Emilie had been a military intelligence staff sergeant in Marine Air Control Group 1 during the first Gulf War. She’d accompanied her unit into Iraq itself. Her multiple sclerosis was diagnosed in 1991, shortly after the combat phase ended. In the decades since, her condition had gradually deteriorated to the point where she could no longer walk, no longer raise her arms, and barely speak.
She was perfect.
A woman who had feared nothing in her prime had been reduced to complete helplessness and chronic pain by an autoimmune disease that gnawed the insulation off her nervous system.
The MS itself wouldn’t kill her. She’d die of a complication of some sort: pneumonia or a pulmonary embolism. To Laura’s mind, she deserved a whole lot better. Laura wasn’t a fan of her country acting as the world’s policeman; in fact, she flat-out hated the idea of spilling American blood on foreign soil. But none of that mattered where Emilie was concerned. She’d enlisted, and when called on to go fight, she’d gone. ’Nuff said.
A special woman laid low.
Well, Laura could fix that. Or rather, the ikhar could.

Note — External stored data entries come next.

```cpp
int run_wgrad(WgradArgs a, int amode, int bmode, float* out, void* ws, size_t ws_bytes, hipStream_t st,
              const char* what) {
    WgradPlan w = wgrad_plan(a.M, a.P, a.Q);
    const size_t need = (size_t)w.S * a.P * a.Q * sizeof(float);
    UNET_CHECK_ARG(ws && ws_bytes >= need, "%s: workspace %zu < %zu", what, ws_bytes, need);
    a.mslice = w.mslice;
    a.slab = static_cast<float*>(ws);
    const bool ad = a.a.rate > 0.f, bd = a.b.rate > 0.f;
    if (amode == W_PLAIN && bmode == W_PLAIN) {
        launch_wgrad_t<W_PLAIN, false, W_PLAIN, false>(a, w, st);
    } else if (amode == W_UNSHUFFLE && (bmode == W_BNRELU || bmode == W_PLAIN)) {
        with_int<W_BNRELU, W_PLAIN>(bmode, [&](auto BM) {
            with_bool(bd, [&](auto BD) { launch_wgrad_t<W_UNSHUFFLE, false, BM(), BD()>(a, w, st); });
        });
    } else if (amode == W_BNRELU && bmode == W_PLAIN) {
        with_bool(ad, [&](auto AD) { launch_wgrad_t<W_BNRELU, AD(), W_PLAIN, false>(a, w, st); });
    } else {
        UNET_CHECK_ARG(false, "%s: unsupported wgrad operand modes %d/%d", what, amode, bmode);
    }
    UNET_CHECK_LAUNCH(what);
    return reduce_slabs(a.slab, w.S, (int64_t)a.P * a.Q, out, (int64_t)a.P * a.Q, (int64_t)a.P * a.Q, st);
}

size_t wgrad_workspace(int64_t M, int P, int Q) {
    WgradPlan w = wgrad_plan(M, P, Q);
    return align_up((size_t)w.S * P * Q * sizeof(float), 256);
}

int head_wgrad(const unet_view* x, int64_t M, const float* dlogit, int ncls, float* dkernel, void* ws, size_t ws_bytes,
               hipStream_t st) {
    WgradArgs a{};
    a.a = make_dview(*x);
    a.P = x->c0;
    a.b = plain_view(dlogit, ncls);
    a.Q = ncls;
    a.M = M;
    return run_wgrad(a, x->mode == UNET_VIEW_BNRELU ? W_BNRELU : W_PLAIN, W_PLAIN, dkernel, ws, ws_bytes, st,
                     "unet_head_bwd(filter)");
}
size_t head_wgrad_workspace(int64_t M, int cin, int ncls) { return wgrad_workspace(M, cin, ncls); }

}
```

Before: 1666 images/sec.

## Defer BN-ReLU and dropout transforms in wgrad to LDS store stage

For the vectorized weight-gradient GEMM with fused operand transforms, global loads now issue raw float4 values using 32-bit offsets from per-slice base pointers. The BN-ReLU scale/shift (cached in LDS), the dropout mask and the bounds masking are applied later in the store stage, after the MFMA loop. This moves address arithmetic and transform ALU work off the load path, so loads issue earlier and the transform math overlaps with outstanding memory traffic. It adds register-pressure tricks (asm barriers, sched_barrier) and a size check that rejects slices whose offsets would not fit in 32 bits.

```diff
diff --git a/unet-image-segmentation_amd/csrc/gemm_wgrad.hip b/unet-image-segmentation_amd/csrc/gemm_wgrad.hip
--- a/unet-image-segmentation_amd/csrc/gemm_wgrad.hip
+++ b/unet-image-segmentation_amd/csrc/gemm_wgrad.hip
@@ -137,6 +137,30 @@
         }
 }
 
+__device__ __forceinline__ unsigned drop_keep4(uint64_t seed, uint64_t idx, float rate) {
+    const uint64_t h = drop_hash(seed, idx >> 2);
+    unsigned keep = 0;
+#pragma unroll
+    for (int j = 0; j < 4; ++j) keep |= (drop_bit(h, j, rate, 1.f) != 0.f ? 1u : 0u) << j;
+    asm volatile("" : "+v"(keep));
+    return keep;
+}
+__device__ __forceinline__ float4 bnrelu4_halves(float4 v, const float* sc, const float* sh) {
+    const float2 s0 = *reinterpret_cast<const float2*>(sc), h0 = *reinterpret_cast<const float2*>(sh);
+    v.x = bnrelu(v.x, s0.x, h0.x);
+    v.y = bnrelu(v.y, s0.y, h0.y);
+    __builtin_amdgcn_sched_barrier(0);
+    const float2 s1 = *reinterpret_cast<const float2*>(sc + 2), h1 = *reinterpret_cast<const float2*>(sh + 2);
+    v.z = bnrelu(v.z, s1.x, h1.x);
+    v.w = bnrelu(v.w, s1.y, h1.y);
+    return v;
+}
+__device__ __forceinline__ float4 drop_apply4(float4 v, unsigned keep, float inv_keep) {
+    const int ik = __float_as_int(inv_keep);
+    auto mult = [&](int j) { return __int_as_float(ik & -(int)((keep >> j) & 1u)); };
+    return make_float4(v.x * mult(0), v.y * mult(1), v.z * mult(2), v.w * mult(3));
+}
+
 template <int BP, int BQ, int AMODE, bool ADROP, int BMODE, bool BDROP>
 __global__ __launch_bounds__(256, 1) void gemm_wgrad_vec(WgradArgs g) {
     constexpr int LDA = BP + 4, LDB = BQ + 4;
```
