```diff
+def line(name, v0, v1):
+    won = statistics.median(v1) < min(v0)
+    print("%-14s %28s %28s %s" % (name, "%.3f [%.3f, %.3f]" % (statistics.median(v0), min(v0), max(v0)),
+                                  "%.3f [%.3f, %.3f]" % (statistics.median(v1), min(v1), max(v1)), "WON" if won else ""))
+
+
+for cap in CAPS:
+    print("==== LRP_CONV_BREG_RUN_MAX=%d" % cap, flush=True)
+    ref = {}
+    for on in (1, 0):
+        with switches(LRP_CONV_BREG_RUN=on, LRP_CONV_BREG_RUN_MAX=cap):
+            eng.explain_tokens(idx, tpos, out=out); torch.cuda.synchronize()
+            ref[on] = out.clone()
+    print("heat-maps bit-identical on/off:", bool(torch.equal(ref[0], ref[1])), "finite:", bool(torch.isfinite(ref[1]).all()),
+          "non-zero:", float(ref[1].abs().sum()) > 0, flush=True)
+    del ref
+    res = {0: [], 1: []}
+    for p in range(PASSES):
+        for on in (0, 1):
+            with switches(LRP_CONV_BREG_RUN=on, LRP_CONV_BREG_RUN_MAX=cap):
+                eng.explain_tokens(idx, tpos, out=out); torch.cuda.synchronize()
+                eng.profile_enable(True)
+                acc = None
+                for _ in range(3):
+                    eng.explain_tokens(idx, tpos, out=out); torch.cuda.synchronize()
+                    rec = eng.profile_records()
+                    acc = rec if acc is None else [(a + b, f) for (a, f), (b, _) in zip(acc, rec)]
+                eng.profile_enable(False)
+                res[on].append([m / 3 for m, _ in acc])
+            print("pass %d RUN=%d walk %.3f ms: %s" % (p, on, sum(res[on][-1]), " ".join("%.3f" % m for m in res[on][-1])), flush=True)
+    print("records per walk:", len(res[0][0]), names[:len(res[0][0])])
+    print("%-14s %28s %28s" % ("launch", "RUN=0 med [min,max]", "RUN=1 med [min,max]"))
+    for k in range(len(res[0][0])):
+        line(names[k] if k < len(names) else str(k), [r[k] for r in res[0]], [r[k] for r in res[1]])
+    line("walk total", [sum(r) for r in res[0]], [sum(r) for r in res[1]])
```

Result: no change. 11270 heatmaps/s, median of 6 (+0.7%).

Laura simply had to administer it without Emilie knowing she was being dosed. And she thought she’d found a way.
“Thirsty?” Laura said.
Emilie gave a tiny nod.
Slipping the half ounce or so of the not-so-great-tasting liquid into a few ounces of juice had done the job before. She figured the trick was to choose just the right amount of juice—too much, she might not finish, too little and she’d taste the ikhar.

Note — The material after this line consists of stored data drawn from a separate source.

template <int B, bool UNIT, bool RC>
__global__ __launch_bounds__(64 * kFW) void diag_summarize_blk_kernel(BlockMap L, DiagModel M, DiagWs W,
                                                                     ScanWs S,
                                                                     const float* __restrict__ y,
                                                                     const float* __restrict__ var) {
  __shared__ float sh[5][kFW][64];
  __shared__ int arrived;
  const int w = __builtin_amdgcn_readfirstlane(threadIdx.x >> 6), lane = threadIdx.x & 63;
  if (threadIdx.x == 0) arrived = 0;
  __syncthreads();
  const int tile = L.tile0 + blockIdx.x % L.ntile;
  int grp = blockIdx.x / L.ntile;
  if (L.reverse) grp = L.ngrp - 1 - grp;
  const int n = tile * 64 + lane, j = grp * kFW + w;
  Elem<float> e = elem_identity<float>();
  if (n < L.N && j < L.nc) {
    const ChainParams<float> p = load_chain_params(M, n);
    const int t0 = j * B, len = min(B, L.T - t0);
    const size_t first = (size_t)t0 * L.N + (size_t)tile * 64;
    const BufferRows rows{rows_rsrc(y + first), rows_rsrc(var + first), (unsigned)lane * 4, (unsigned)L.N * 4};
    float yy[B], rr[B];
    if (len == B) {
      load_rows<B, true>(rows, B, yy, rr);
      e = summarize_loaded<B, UNIT, true>(yy, rr, B, p);
    } else {
      load_rows<B, false>(rows, len, yy, rr);
      e = summarize_loaded<B, UNIT, false>(yy, rr, len, p);
    }
    if constexpr (!RC) {
      const size_t o = (size_t)j * L.N + n;
      W.eA[o] = e.A;
      W.eb[o] = e.b;
      W.eC[o] = e.C;
      W.eEta[o] = e.eta;
      W.eJ[o] = e.J;
    }
  }
  sh[0][w][lane] = e.A;
  sh[1][w][lane] = e.b;
  sh[2][w][lane] = e.C;
  sh[3][w][lane] = e.eta;
  sh[4][w][lane] = e.J;
  __builtin_amdgcn_fence(__ATOMIC_RELEASE, "workgroup");
  int ticket = 0;
  if (lane == 0) ticket = atomicAdd(&arrived, 1);
  ticket = __builtin_amdgcn_readfirstlane(ticket);
  if (ticket != kFW - 1 || n >= L.N) return;
  __builtin_amdgcn_fence(__ATOMIC_ACQUIRE, "workgroup");
  Elem<float> a{sh[0][0][lane], sh[1][0][lane], sh[2][0][lane], sh[3][0][lane], sh[4][0][lane]};
#pragma unroll
  for (int q = 1; q < kFW; ++q)
    a = elem_combine(a, Elem<float>{sh[0][q][lane], sh[1][q][lane], sh[2][q][lane], sh[3][q][lane],
                                    sh[4][q][lane]});
  const size_t o = (size_t)grp * L.N + n;
  S.gA[o] = a.A;
  S.gb[o] = a.b;
  S.gC[o] = a.C;
  S.gEta[o] = a.eta;
  S.gJ[o] = a.J;
}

By the next morning all signs of her illness would be gone, vanished as if they’d never been.
Or so Laura hoped.
“How about some apple juice?”
Another tiny nod.
“I brought you the healthy kind,” she said, pulling a sixteen-ounce bottle from her shoulder bag and holding it up. “It’s unfiltered. Supposed to be better for you.”

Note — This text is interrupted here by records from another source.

KArgs make_args(strk_ctx* c, const strk_batch* b, int end_flags, int window, int table_stride, int list_stride,
                const strk_params* sp) {
    KArgs a;
    memset(&a, 0, sizeof a);
    a.seqs = b->seqs; a.seq_off = b->seq_off; a.nfl = b->nfl; a.ntr = b->ntr; a.nfr = b->nfr;
    a.est_cn = b->est_cn; a.read_off = b->read_off; a.motifs = b->motifs; a.motif_off = b->motif_off;
    a.n_reads = b->n_reads; a.n_loci = b->n_loci;
    a.read_locus = c->read_locus.as<int32_t>();
    a.win_lo = c->win_lo.as<int32_t>();
    a.win_n = c->win_n.as<int32_t>();
    a.tab_off = c->tab_off.as<int64_t>();
    a.table = c->table.as<int32_t>();
    a.cls_list = c->cls_list.as<int32_t>();
    a.band_recs = c->band_recs.as<int4>();
    a.band_recs_w = a.band_recs;
    a.wide_hist = reinterpret_cast<int32_t*>(c->counters.as<char>() + kWideHistOff);
    a.counters = c->counters.as<int32_t>();
    a.cells = reinterpret_cast<unsigned long long*>(c->counters.as<char>() + kCellsOff);
    a.scratch_used = a.cells + 1;
    a.scratch = c->scratch.as<int32_t>();
    a.scratch_cap = (long long)c->scratch_ints;
    a.long_slot = (long long)c->long_slot_ints;
    a.long_waves = kLongWaves;
    a.list_stride = list_stride;
    c->last_list_stride = list_stride;
    a.band_tune = {kBandSpanW, kBandSlackM8, kBandSpanMaxMotif};
    a.end_flags = end_flags;
    a.window = window;
    for (int k = 0; k < kWinBuckets; ++k) a.window_b[k] = c->p_window_b[k] > 0 ? c->p_window_b[k] : window;
    a.table_stride = table_stride;
    if (sp) {
        a.spec = static_cast<int4*>(c->spec.p);
        a.max_iters = sp->max_iters; a.lsr = sp->local_search_range; a.step = sp->step_size;
        a.tie_last = sp->tie_rule == STRK_TIE_LAST;
        a.narrow = sp->narrowing;
        a.rep = c->rep.as<int32_t>();
        a.rhash = sp->no_dedupe ? nullptr : c->rhash.as<unsigned long long>();
        a.exact = c->exact.as<uint8_t>();
        a.band_mode = (!sp->no_band && c->band.cooldown == 0) ? 1 : 0;
        a.band_limit = c->band.probation ? kBandProbationReads : INT32_MAX;
    }
    return a;
}

void enqueue_scoring(strk_ctx* c, const KArgs& a, int mode, const int32_t* d_items, int n_items, int force_generic,
                     hipStream_t st, bool time_dp, const ReplayArgs* pre_replay = nullptr) {
    const bool hist = c->hist.usable(mode, a.band_mode);
    const bool sort_wide = a.band_mode && mode == 0 && !force_generic && (!hist || (c->hist.wide_chunks > 0 && c->hist.wide_chunks <= 8192));
    const int plan_scope = plan_scope_of(n_items);
    hipLaunchKernelGGL(k_plan, dim3((n_items + plan_scope - 1) / plan_scope), dim3(kPlanThreads), 0, st, a, mode, d_items, n_items, force_generic,
                       plan_reads_per_thread(n_items));
    const bool overlap = g_calls_in_flight.load(std::memory_order_relaxed) > 1;
    const bool heavy = c->hist.valid && c->hist.tail_heavy;
    const int sixteenths = (overlap && !heavy) ? 15 : 16;
    auto predicted_blocks = [&](int chunks, int full) { return c->hist.predicted_blocks(hist, chunks, a.n_reads, full); };
    if (time_dp) (void)hipEventRecord(c->ev[kEvHead], st);
    const bool band = a.band_mode && mode == 0 && !force_generic;
    int band_blocks = 1;
    if (band && time_dp) {
        std::lock_guard<std::mutex> lk(g_band_chain_mu);
        if (sixteenths == 16 && overlap && g_band_chain_ev && g_band_chain_ev != c->ev[kEvBand].h && g_band_chain_dev == c->device)
            (void)hipStreamWaitEvent(st, g_band_chain_ev, 0);
    }
    if (band) {
        band_blocks = std::max(1, std::min(256 * kBandBlocksPerCU * sixteenths / 16, (a.list_stride + 3) / 4));
        hipLaunchKernelGGL(k_dp_band, dim3(band_blocks), dim3(256), 0, st, a);
    }
    if (time_dp) (void)hipEventRecord(c->ev[kEvBand], st);
    if (band && time_dp) {
        std::lock_guard<std::mutex> lk(g_band_chain_mu);
        g_band_chain_ev = c->ev[kEvBand].h;
        g_band_chain_dev = c->device;
    }
    if (band) {
        KArgs aw = a;
        if (sort_wide) {
            hipLaunchKernelGGL(k_sort_wide_hist, dim3(kSortWideBlocks, kNumWideLists), dim3(256), 0, st, a);
            hipLaunchKernelGGL(k_sort_wide, dim3(kSortWideBlocks, kNumWideLists), dim3(256), 0, st, a, c->band_recs_w.as<int4>());
            aw.band_recs_w = c->band_recs_w.as<int4>();
        }
        const int wide_full = std::max(1, std::min(256 * kBandBlocksPerCU * sixteenths / 16, (a.list_stride + 3) / 4));
        hipLaunchKernelGGL(k_dp_band_wide, dim3(predicted_blocks(c->hist.wide_chunks, wide_full)), dim3(256), 0, st, aw);
    }
    if (time_dp) (void)hipEventRecord(c->ev[kEvWide], st);
    if (band && pre_replay) hipLaunchKernelGGL(k_replay, dim3(a.n_loci), dim3(64), 0, st, a, *pre_replay);
    if (time_dp) (void)hipEventRecord(c->ev[kEvPre], st);
    if (!force_generic) {
        constexpr int kBlocksPerCU = std::max(1, std::min(8, (160 * 1024) / (4 * kWaveLdsBytes + kLdsSlack + 1024)));
        const int full = std::max(1, std::min(256 * kBlocksPerCU * sixteenths / 16, (a.list_stride + 3) / 4));
        const int blocks = a.ref_mode ? full : predicted_blocks(c->hist.exact_chunks, full);
        if (a.ref_mode) hipLaunchKernelGGL(k_dp_ref, dim3(blocks), dim3(256), 0, st, a);
        else hipLaunchKernelGGL(k_dp_all, dim3(blocks), dim3(256), 0, st, a);
    }
    if (time_dp) (void)hipEventRecord(c->ev[kEvExact], st);
    KArgs al = a;
    if (!force_generic && !a.ref_mode) {
        const bool many_long = mode == 0 ? (!hist || c->hist.n_long > kLongWaves) : a.list_stride > kLongWaves;
        if (many_long && !c->long_list.ensure((size_t)std::max(1, a.list_stride) * 2 * 4)) {
            hipLaunchKernelGGL(k_sort_long, dim3(1), dim3(1024), 0, st, a, c->long_list.as<int32_t>());
            al.long_sorted = c->long_list.as<int32_t>();
        }
    }
    if (!force_generic && !a.ref_mode)
        hipLaunchKernelGGL(k_dp_long, dim3(mode == 0 ? predicted_blocks(c->hist.n_long, kLongBlocks) : std::max(1, std::min(kLongBlocks, a.list_stride))),
                           dim3(256), 0, st, al);
    if (time_dp) (void)hipEventRecord(c->ev[kEvLong], st);
    hipLaunchKernelGGL(k_dp_generic, dim3(1024), dim3(256), 0, st, a);
    if (time_dp) (void)hipEventRecord(c->ev[kEvGeneric], st);
}

// ... 30 lines not shown

int score_until_scratch_fits(strk_ctx* c, KArgs& a, const int32_t* d_items, int n_items, int force_generic, hipStream_t st,
                             bool timed, KArgs* outer = nullptr, void* copy_dst = nullptr, const void* copy_src = nullptr,
                             size_t copy_bytes = 0) {
    for (int attempt = 0;; ++attempt) {
        HIP_TRY(hipMemsetAsync(c->counters.p, 0, kCountersBytes, st));
        if (timed) HIP_TRY(hipEventRecord(c->ev[kEvStart], st));
        enqueue_scoring(c, a, 1, d_items, n_items, force_generic, st, timed);
        if (timed) HIP_TRY(hipEventRecord(c->ev[kEvEnd], st));
        HIP_TRY(hipMemcpyAsync(c->h_counters.mem.p, c->counters.p, kCountersBytes, hipMemcpyDeviceToHost, st));
        if (copy_bytes) HIP_TRY(hipMemcpyAsync(copy_dst, copy_src, copy_bytes, hipMemcpyDeviceToHost, st));
        HIP_TRY(hipStreamSynchronize(st));
        HIP_TRY(hipGetLastError());
        if (attempt >= 3 || !grow_scratch(c)) return 0;
        for (KArgs* k : {&a, outer}) {
            if (!k) continue;
            k->scratch = c->scratch.as<int32_t>();
            k->scratch_cap = (long long)c->scratch_ints;
            k->long_slot = (long long)c->long_slot_ints;
        }
    }
}

#include "strk_host_miss.inc"

int submit_device(strk_ctx* c, const strk_batch* b, const strk_params* params, int32_t* out_cn, int32_t* out_score,
                  int32_t* out_n, int32_t* out_start, hipStream_t st) {
    if (c->pending) return fail(STRK_E_INVALID, "context already holds a submitted call: strk_finish() it first");
    strk_params p;
    int rc;
    if ((rc = check_params(params, &p))) return rc;
    if (!b || b->n_reads < 0 || b->n_loci < 0) return fail(STRK_E_INVALID, "bad batch");
    c->p_window_auto = params->window <= 0;
    for (int k = 0; k < kWinBuckets; ++k) c->p_window_b[k] = 0;
    if (c->p_window_auto) {
        p.window = 0;
        for (int k = 0; k < kWinBuckets; ++k) {
            c->p_window_b[k] = g_window.window(k, p.local_search_range + p.step_size);
            p.window = std::max(p.window, c->p_window_b[k]);
        }
    }
    c->p_batch = *b;
    c->p_params = p;
    c->p_params_in = *params;
    c->p_stream = st;
    if (b->n_reads == 0 || b->n_loci == 0) {
        c->pending = true;
        g_calls_in_flight.fetch_add(1, std::memory_order_relaxed);
        return 0;
    }
    if (!out_cn || !out_score || !out_n || !out_start) return fail(STRK_E_INVALID, "output pointer is NULL");
    HIP_TRY(hipSetDevice(c->device));
    const int ts = std::min(kTableMax - 1, 2 * (p.window + 7) + 1);
    if ((rc = ensure_workspace(c, b->n_reads, b->n_loci, (size_t)b->n_reads * ts, (size_t)b->n_reads))) return rc;
    KArgs a = make_args(c, b, p.end_flags, p.window, ts, b->n_reads, &p);
    ReplayArgs rp;
    rp.max_iters = p.max_iters; rp.lsr = p.local_search_range; rp.step = p.step_size;
    rp.tie_last = p.tie_rule == STRK_TIE_LAST; rp.feedback = p.feedback; rp.narrow = p.narrowing;
    rp.out_cn = out_cn; rp.out_score = out_score; rp.out_n = out_n; rp.out_start = out_start;
    rp.next_read = c->state_i32.as<int32_t>();
    rp.need_lo = rp.next_read + b->n_loci;
    rp.need_hi = rp.need_lo + b->n_loci;
    rp.stop = rp.need_hi + b->n_loci;
    rp.frac = c->state_f64.as<double>();
    rp.resume = 0;
    rp.pre_exact = 0;

    struct InFlight {
        bool keep = false;
        InFlight() { g_calls_in_flight.fetch_add(1, std::memory_order_relaxed); }
        ~InFlight() { if (!keep) g_calls_in_flight.fetch_sub(1, std::memory_order_relaxed); }
    } in_flight;
    HIP_TRY(hipEventRecord(c->ev[kEvStart], st));
    HIP_TRY(hipMemsetAsync(c->counters.p, 0, kCountersAllBytes, st));
    if (a.rhash) hipLaunchKernelGGL(k_hash, dim3((b->n_reads + 31) / 32), dim3(256), 0, st, a);
    ReplayArgs rp_pre = rp;
    rp_pre.pre_exact = 1;
    enqueue_scoring(c, a, 0, nullptr, b->n_reads, 0, st, true, a.band_mode ? &rp_pre : nullptr);
    rp.resume = a.band_mode ? 1 : 0;
    hipLaunchKernelGGL(k_replay, dim3(b->n_loci), dim3(64), 0, st, a, rp);
    HIP_TRY(hipMemcpyAsync(c->h_counters.mem.p, c->counters.p, kCountersBytes, hipMemcpyDeviceToHost, st));
    HIP_TRY(hipEventRecord(c->ev[kEvEnd], st));
    HIP_TRY(hipGetLastError());
    c->p_args = a;
    c->p_replay = rp;
    c->pending = true;
    in_flight.keep = true;
    return 0;
}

The cloudy ikhar would change the clear look of the filtered and pasteurized juice they served here at the VA. The unfiltered kind was already cloudy.
She stepped out of Emilie’s line of sight and found a six-ounce plastic cup. She pulled the snuff bottle from her pocket, removed the stopper, and emptied the ikhar
into the bottom of the cup. She swirled it as she half-filled the cup with juice, then held it up. Perfect. She grabbed a straw and approached the bed.
“Here you go.” Laura fitted the straw between Emilie’s lips. “Okay. Drink.”
Poor woman … couldn’t even hold a cup. This had to work.
Emilie quickly sucked up the three or four ounces. She released the straw and made a sour face.
“What? You don’t like it?”
A meh expression.
Laura got a fresh cup, poured in a few ounces of juice, and quaffed them.
“Tastes okay to me. Maybe you were expecting something different. Try a bit more.”
She poured a couple more ounces of juice into Emilie’s cup. She wanted her to get every drop of the ikhar. This time when Emilie finished it she gave a little nod of approval.
“Good job.”
Laura slipped Emilie’s cup into her bag. She’d leave the bottle of leftover juice behind.
“All right. Reading time.”
Emilie couldn’t hold a book, couldn’t even touch the screen of a Kindle. So Laura read to her. She knew Rick was waiting but she had to make this look like a routine visit.
“What’ll it be? More Hammer’s Slammers?”
Now a smile with the nod.
Laura had learned that Emilie liked science fiction, specifically military SF. Since Laura didn’t come by often enough for them to get into a novel, she’d looked for a collection of short stories. She’d Googled around and found The Complete Hammer’s Slammers Volume One by someone named David Drake—twenty stories about a future tank war. Perfect.
She pulled out a pair of reading glasses and turned to the table of contents. She could read without them, but had picked up a +1.5 diopter pair at a dollar store. She’d leave them behind when she finished here. All part of her plan.
“Okay, ‘Hangman’ looks good. Let’s do that.” She thought of Rick outside. “Trouble is, I’ve got an appointment so I don’t think we can finish today.”
Emilie said. “’S’okay. Bushed.”
With a bittersweet pang Laura realized this would be her last reading session with Emilie. By tomorrow she’d be cured and would be able to hold a book on her own.